[Stored data]

+ + + + +

# ISU-PAAL/DeepDFA

Hardware: NVIDIA H100
Metric: CFG graphs/sec (train step) (higher is better)
Workload: dtype f32 (GRU GEMMs: bf16x3 split operands, f32 accumulate)

## Files before the change

deepdfa_b200/csrc/gru_tc_fwd3.cu:

```cuda
#include <cuda_fp16.h>
#include <stdlib.h>

#include "tc_common.cuh"

namespace ddfa {
namespace tc3 {
using namespace tcc;

constexpr int kSlices = 4;
constexpr int kSliceCols = kD / kSlices;
constexpr int kRowsPerPart = 3 * kSliceCols;
constexpr int kWChunkBytes = kRowsPerPart * 128;
constexpr int kSliceWBytes = 8 * kWChunkBytes;
constexpr int kStageBytes = kImageTileBytes;
constexpr int kOffStage = kSliceWBytes;
constexpr int kOffBias = kOffStage + 2 * kStageBytes;
constexpr int kBiasSlice = 7 * kSliceCols;
constexpr int kOffBar = kOffBias + kBiasSlice * 4;
constexpr int kSmemAlloc = kOffBar + 5 * 8;
constexpr int kConsumerWarps = 8;
constexpr int kThreads = 32 * kConsumerWarps + 32;
constexpr size_t kPackedWBytes = (size_t)kSlices * kSliceWBytes;
constexpr size_t kPackedBytes = kPackedWBytes + (size_t)kSlices * kBiasSlice * 4;
static_assert(kSmemAlloc <= 232448, "shared memory budget");

__global__ void pack_kernel(const float *__restrict__ w_fold, const float *__restrict__ w_hh, const float *__restrict__ b_fold,
                            const float *__restrict__ b_ih, const float *__restrict__ b_hh, uint8_t *__restrict__ packed) {
  const int idx = blockIdx.x * blockDim.x + threadIdx.x;
  if (idx >= kSlices * 2 * kRowsPerPart * 16) return;
  const int u = idx % 16, n = (idx / 16) % kRowsPerPart, p = (idx / (16 * kRowsPerPart)) % 2, slice = idx / (32 * kRowsPerPart);
  const int kb = u >> 3, k0 = u * 8;
  const float *W = (p == 0 ? w_fold : w_hh) + (size_t)((n / kSliceCols) * kD + slice * kSliceCols + n % kSliceCols) * kD;
  float x[8];
#pragma unroll
  for (int i = 0; i < 8; ++i) x[i] = W[k0 + i];
  uint4 ph, pl;
  split8(x, ph, pl);
  uint8_t *base = packed + (size_t)slice * kSliceWBytes + sw128_offset(n, (u & 7) * 8);
  *reinterpret_cast<uint4 *>(base + ((p * 2 + 0) * 2 + kb) * kWChunkBytes) = ph;
  *reinterpret_cast<uint4 *>(base + ((p * 2 + 1) * 2 + kb) * kWChunkBytes) = pl;
  if (p == 0 && u == 0 && n < kSliceCols) {
    const int t = slice * kSliceCols + n;
    float *bias = reinterpret_cast<float *>(packed + kPackedWBytes) + slice * kBiasSlice;
    bias[0 * kSliceCols + n] = b_ih[2 * kD + t];
    bias[1 * kSliceCols + n] = b_ih[t] + b_hh[t];
    bias[2 * kSliceCols + n] = b_ih[kD + t] + b_hh[kD + t];
    bias[3 * kSliceCols + n] = b_hh[2 * kD + t];
    bias[4 * kSliceCols + n] = b_fold[2 * kD + t];
    bias[5 * kSliceCols + n] = b_fold[t];
    bias[6 * kSliceCols + n] = b_fold[kD + t];
  }
}

template <bool HIMG, int GATES>
__global__ void __launch_bounds__(kThreads, 1) gru_fwd3_kernel(const uint8_t *__restrict__ s_img, const uint8_t *__restrict__ h_img,
                                                               const float *__restrict__ h, const int32_t *__restrict__ indptr,
                                                               const uint8_t *__restrict__ packed, int32_t N,
                                                               float *__restrict__ h_out, uint8_t *__restrict__ h_out_img,
                                                               float *__restrict__ gates, uint2 *__restrict__ gates_packed, int hints) {
  extern __shared__ __align__(1024) uint8_t smem[];
  const uint32_t sbase = smem_u32(smem);
  if ((sbase & 1023u) != 0) __trap();
  const uint32_t bar0 = sbase + kOffBar;
  auto full = [&](int i) { return bar0 + 8u * i; };
  auto empty = [&](int i) { return bar0 + 8u * (2 + i); };
  const uint32_t w_full = bar0 + 32u;

  const int warp = threadIdx.x >> 5, lane = threadIdx.x & 31;
  const int slice = blockIdx.x % kSlices;
  const int group = blockIdx.x / kSlices, num_groups = gridDim.x / kSlices;
  const int num_tiles = (N + kTileM - 1) / kTileM;
  const int my_tiles = (num_tiles > group) ? (num_tiles - 1 - group) / num_groups + 1 : 0;

  if (threadIdx.x == 0) {
    for (int i = 0; i < 2; ++i) { mbar_init(full(i), 1); mbar_init(empty(i), kConsumerWarps); }
    mbar_init(w_full, 1);
    mbar_fence_init();
  }
  __syncthreads();
  const int tron = g_trace_on;
  if (threadIdx.x == 0) trace_stamp(tron, 0, 0);
  pdl_launch_dependents();

  if (warp == kConsumerWarps) {
    if (my_tiles > 0 && elect_one()) {
      mbar_arrive_expect_tx(w_full, kSliceWBytes);
      bulk_g2s(sbase, packed + (size_t)slice * kSliceWBytes, kSliceWBytes, w_full);
      pdl_wait();
      for (int k = 0; k < my_tiles; ++k) {
        const size_t toff = (size_t)(group + k * num_groups) * kImageTileBytes;
        for (int p = 0; p < 2; ++p) {
          if (k > 0) mbar_wait_bounded(empty(p), (k - 1) & 1);
          mbar_arrive_expect_tx(full(p), kStageBytes);
          bulk_g2s(sbase + kOffStage + p * kStageBytes, (p == 0 ? s_img : h_img) + toff, kStageBytes, full(p));
          trace_stamp(tron, k, 1 + p);
        }
      }
    }
    return;
  }

  float *sbias = reinterpret_cast<float *>(smem + kOffBias);
  for (int i = threadIdx.x; i < kBiasSlice; i += 32 * kConsumerWarps)
    sbias[i] = __ldcg(reinterpret_cast<const float *>(packed + kPackedWBytes) + slice * kBiasSlice + i);
  asm volatile("bar.sync 1, %0;" ::"n"(32 * kConsumerWarps) : "memory");
  pdl_wait();
  if (my_tiles == 0) return;
  const int wg = warp >> 2;
  const int row0 = wg * 64 + (warp & 3) * 16 + (lane >> 2);
  const int c4 = 2 * (lane & 3);
  const size_t plane = (size_t)N * kD;
  const uint64_t pol_gates = l2_policy((hints & 1) ? 1 : 0);
  const uint64_t pol_next = l2_policy((hints & 16) ? 2 : 0);
  mbar_wait_bounded(w_full, 0);
  const bool tr = (warp == 0 && lane == 0);

  for (int k = 0; k < my_tiles; ++k) {
    const int tile = group + k * num_groups;
    float acc_s[48], acc_h[48];
    if (tr) { trace_stamp(tron, k, 7); trace_stamp(tron, k, 3); }
    mbar_wait_bounded(full(0), k & 1);
    if (tr) trace_stamp(tron, k, 4);
    wgmma_fence();
#pragma unroll
    for (int p = 0; p < 2; ++p) {
      if (p == 1) {
        mbar_wait_bounded(full(1), k & 1);
        if (tr) trace_stamp(tron, k, 5);
      }
      const uint32_t a0 = sbase + kOffStage + p * kStageBytes + wg * 8192;
      const uint32_t w0 = sbase + p * 4 * kWChunkBytes;
#pragma unroll
      for (int kb = 0; kb < 2; ++kb) {
#pragma unroll
        for (int k4 = 0; k4 < 4; ++k4) {
          const uint64_t a_hi = gmma_desc(a0 + kb * kChunkBytes + k4 * 32), a_lo = gmma_desc(a0 + (2 + kb) * kChunkBytes + k4 * 32);
          const uint64_t b_hi = gmma_desc(w0 + kb * kWChunkBytes + k4 * 32), b_lo = gmma_desc(w0 + (2 + kb) * kWChunkBytes + k4 * 32);
          const uint32_t acc = (kb == 0 && k4 == 0) ? 0u : 1u;
          if (p == 0) {
            wgmma_n96<0, 0>(acc_s, a_hi, b_hi, acc);
            wgmma_n96<0, 0>(acc_s, a_hi, b_lo, 1u);
            wgmma_n96<0, 0>(acc_s, a_lo, b_hi, 1u);
          } else {
            wgmma_n96<0, 0>(acc_h, a_hi, b_hi, acc);
            wgmma_n96<0, 0>(acc_h, a_hi, b_lo, 1u);
            wgmma_n96<0, 0>(acc_h, a_lo, b_hi, 1u);
          }
        }
      }
      wgmma_commit();
    }
    float deg[2], hp[2][8];
#pragma unroll
    for (int hh = 0; hh < 2; ++hh) {
      const int64_t node = (int64_t)tile * kTileM + row0 + 8 * hh;
      const bool valid = node < N;
      deg[hh] = valid ? (float)(__ldcg(indptr + node + 1) - __ldcg(indptr + node)) : 0.f;
#pragma unroll
      for (int j = 0; j < 4; ++j) {
        const int gcol = slice * kSliceCols + 8 * j + c4;
        if constexpr (HIMG) {
          const uint32_t whi = __ldcg(reinterpret_cast<const uint32_t *>(h_img + image_offset(node, gcol, 0)));
          const uint32_t wlo = __ldcg(reinterpret_cast<const uint32_t *>(h_img + image_offset(node, gcol, 1)));
          hp[hh][2 * j] = __uint_as_float(whi << 16) + __uint_as_float(wlo << 16);
          hp[hh][2 * j + 1] = __uint_as_float(whi & 0xffff0000u) + __uint_as_float(wlo & 0xffff0000u);
        } else {
          const float2 v = valid ? __ldcg(reinterpret_cast<const float2 *>(h + node * kD + gcol)) : make_float2(0.f, 0.f);
          hp[hh][2 * j] = v.x;
          hp[hh][2 * j + 1] = v.y;
        }
      }
    }
    wgmma_wait<0>();
    wgmma_fence_regs(acc_s);
    wgmma_fence_regs(acc_h);
    if (tr) { trace_stamp(tron, k, 6); trace_stamp(tron, k, 8); }
    __syncwarp();
    if (lane == 0) { mbar_arrive(empty(0)); mbar_arrive(empty(1)); }
    if (tr) trace_stamp(tron, k, 9);

#pragma unroll
    for (int hh = 0; hh < 2; ++hh) {
      const int64_t node = (int64_t)tile * kTileM + row0 + 8 * hh;
      const bool valid = node < N;
#pragma unroll
      for (int j = 0; j < 4; ++j) {
        const int c = 8 * j + c4, gcol = slice * kSliceCols + c;
        float hn[2], rr[2], zz[2], nn[2], gg[2];
#pragma unroll
        for (int e = 0; e < 2; ++e) {
          const int i = 2 * hh + e;
          const float dg = deg[hh];
          const float gin = acc_s[4 * (8 + j) + i] + fmaf(dg, sbias[4 * kSliceCols + c + e], sbias[c + e]);
          const float r = fast_sigmoid(acc_s[4 * j + i] + acc_h[4 * j + i] + fmaf(dg, sbias[5 * kSliceCols + c + e], sbias[kSliceCols + c + e]));
          const float z = fast_sigmoid(acc_s[4 * (4 + j) + i] + acc_h[4 * (4 + j) + i] +
                                       fmaf(dg, sbias[6 * kSliceCols + c + e], sbias[2 * kSliceCols + c + e]));
          const float ghn = acc_h[4 * (8 + j) + i] + sbias[3 * kSliceCols + c + e];
          const float n = fast_tanh(fmaf(r, ghn, gin));
          hn[e] = valid ? fmaf(z, hp[hh][2 * j + e] - n, n) : 0.f;
          rr[e] = r; zz[e] = z; nn[e] = n; gg[e] = ghn;
        }
        const size_t off = (size_t)node * kD + gcol;
        if (valid && h_out != nullptr) st_f2_hint(h_out + off, make_float2(hn[0], hn[1]), pol_next);
        if constexpr (GATES == 2) {
          if (valid) {
            const uint2 g0 = pack_gates(rr[0], zz[0], nn[0], gg[0]), g1 = pack_gates(rr[1], zz[1], nn[1], gg[1]);
            st_u4_hint(gates_packed + off, make_uint4(g0.x, g0.y, g1.x, g1.y), pol_gates);
          }
        }
        if constexpr (GATES == 1) {
          if (valid) {
            st_f2_hint(gates + off, make_float2(rr[0], rr[1]), pol_gates);
            st_f2_hint(gates + plane + off, make_float2(zz[0], zz[1]), pol_gates);
            st_f2_hint(gates + 2 * plane + off, make_float2(nn[0], nn[1]), pol_gates);
            st_f2_hint(gates + 3 * plane + off, make_float2(gg[0], gg[1]), pol_gates);
          }
        }
        if (h_out_img != nullptr) {
          const uint32_t hw = bf16x2_bits(hn[0], hn[1]);
          const uint32_t lw = bf16x2_bits(hn[0] - __uint_as_float(hw << 16), hn[1] - __uint_as_float(hw & 0xffff0000u));
          st_u32_hint(h_out_img + image_offset(node, gcol, 0), hw, pol_next);
          st_u32_hint(h_out_img + image_offset(node, gcol, 1), lw, pol_next);
        }
      }
    }
    if (tr) trace_stamp(tron, k, 10);
  }
}

}
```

+ + + + +

** What is needed **
If a line in the records above contains the word "bool", copy it.

** Response to this exercise **
template <bool HIMG, int GATES>
  const bool tr = (warp == 0 && lane == 0);
      const bool valid = node < N;
      const bool valid = node < N;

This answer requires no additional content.